Please report each line in the material below that includes "unsigned".

────────────────

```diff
+    const unsigned long long at = incl - v;
+    const unsigned long long tot = ((unsigned long long)(uint32_t)__shfl((int)(incl >> 32), 63, 64) << 32) | (uint32_t)__shfl((int)(uint32_t)incl, 63, 64);
+    sStart[t] = outCarry + (uint32_t)at;
+    sSrc[t] = !piece ? s.rawStart : j == 0 ? headAt : j == 2 * R ? tailAt : pieceCarry + (uint32_t)(at >> 32);
+    sPiece[t] = piece ? 1 : 0;
+    const uint32_t a = min(outCarry, len), b = min(outCarry + (uint32_t)tot, len);
+    if (t == 0) sStart[kPackSegs] = outCarry + (uint32_t)tot;
+    outCarry += (uint32_t)tot; pieceCarry += (uint32_t)(tot >> 32);
+    WSYNC();
+    auto segment_of = [&](uint32_t c) {
+      uint32_t lo = 0, hi = n;
+      while (hi - lo > 1u) { const uint32_t mid = (lo + hi) >> 1; if (sStart[mid] <= c) lo = mid; else hi = mid; }
+      return lo;
+    };
+    auto source = [&](uint32_t g, uint32_t c) { return (sPiece[g] ? pieces : read) + sSrc[g] + (c - sStart[g]); };
+    auto code = [&](uint32_t c) { return *source(segment_of(c), c); };
+    auto word = [&](uint32_t c) {
+      const uint32_t g = segment_of(c);
+      if (c + 4u <= sStart[g + 1]) return codes4_at(source(g, c));
+      return (uint32_t)code(c) | (uint32_t)code(c + 1) << 8 | (uint32_t)code(c + 2) << 16 | (uint32_t)code(c + 3) << 24;
+    };
+    pack_stretch(dst, len, rc, a, b, word, code);
+    WSYNC();
+  }
+}
+
 __global__ void __launch_bounds__(64)
 k_pack_map(const ReadState* __restrict__ state, const uint32_t* __restrict__ regions, const uint64_t* __restrict__ regoff,
            const uint32_t* __restrict__ mapEdge, const uint64_t* __restrict__ offsets, const uint64_t* __restrict__ segOff,
@@ -3836,26 +3900,12 @@
     return;
   }
   const uint32_t R = st.nRegions, nseg = 2 * R + 1, outLen = st.outLen;
-  const uint32_t* gS = regions + 3 * regoff[r];
-  const uint32_t gCap = (uint32_t)(regoff[r + 1] - regoff[r]);
-  const uint32_t* gE = gS + gCap;
-  const uint32_t* gW = gE + gCap;
+  const ReadOutcome oc = read_outcome(r, R, K, L, regions, regoff, mapEdge);
   uint32_t carry = 0;
   for (uint32_t base = 0; base < nseg; base += 64) {
     const uint32_t j = base + l;
     MapSeg s = {SEG_RAW, 0u, 0u, 0u, 0u};
-    if (j < nseg) {
-      uint32_t w = kNotCorrected;
-      if (j == 0) { s.rawLen = gS[0]; w = mapEdge[2ull * r]; }
-      else if (j == 2 * R) { s.rawStart = gE[R - 1] + K; s.rawLen = L - s.rawStart; w = mapEdge[2ull * r + 1]; }
-      else {
-        const uint32_t i = (j - 1) >> 1;
-        if (j & 1u) { s.kind = SEG_SOLID; s.rawStart = gS[i]; s.rawLen = gE[i] + K - s.rawStart; }
-        else { const uint32_t to = gS[i + 1]; s.rawStart = gE[i] + K; s.rawLen = to > s.rawStart ? to - s.rawStart : 0u; w = gW[i]; }
-      }
-      s.outLen = s.rawLen;
-      if (w != kNotCorrected) { s.kind = SEG_CORRECTED; s.outLen = w; }
-    }
+    if (j < nseg) s = outcome_segment(oc, j);
     uint32_t incl = s.outLen;
 #pragma unroll
     for (int off = 1; off < 64; off <<= 1) { const uint32_t t = (uint32_t)__shfl_up((int)incl, off, 64); if (l >= (uint32_t)off) incl += t; }
```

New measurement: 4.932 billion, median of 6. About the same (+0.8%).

────────────────

Final answer =
+    const unsigned long long at = incl - v;
+    const unsigned long long tot = ((unsigned long long)(uint32_t)__shfl((int)(incl >> 32), 63, 64) << 32) | (uint32_t)__shfl((int)(uint32_t)incl, 63, 64);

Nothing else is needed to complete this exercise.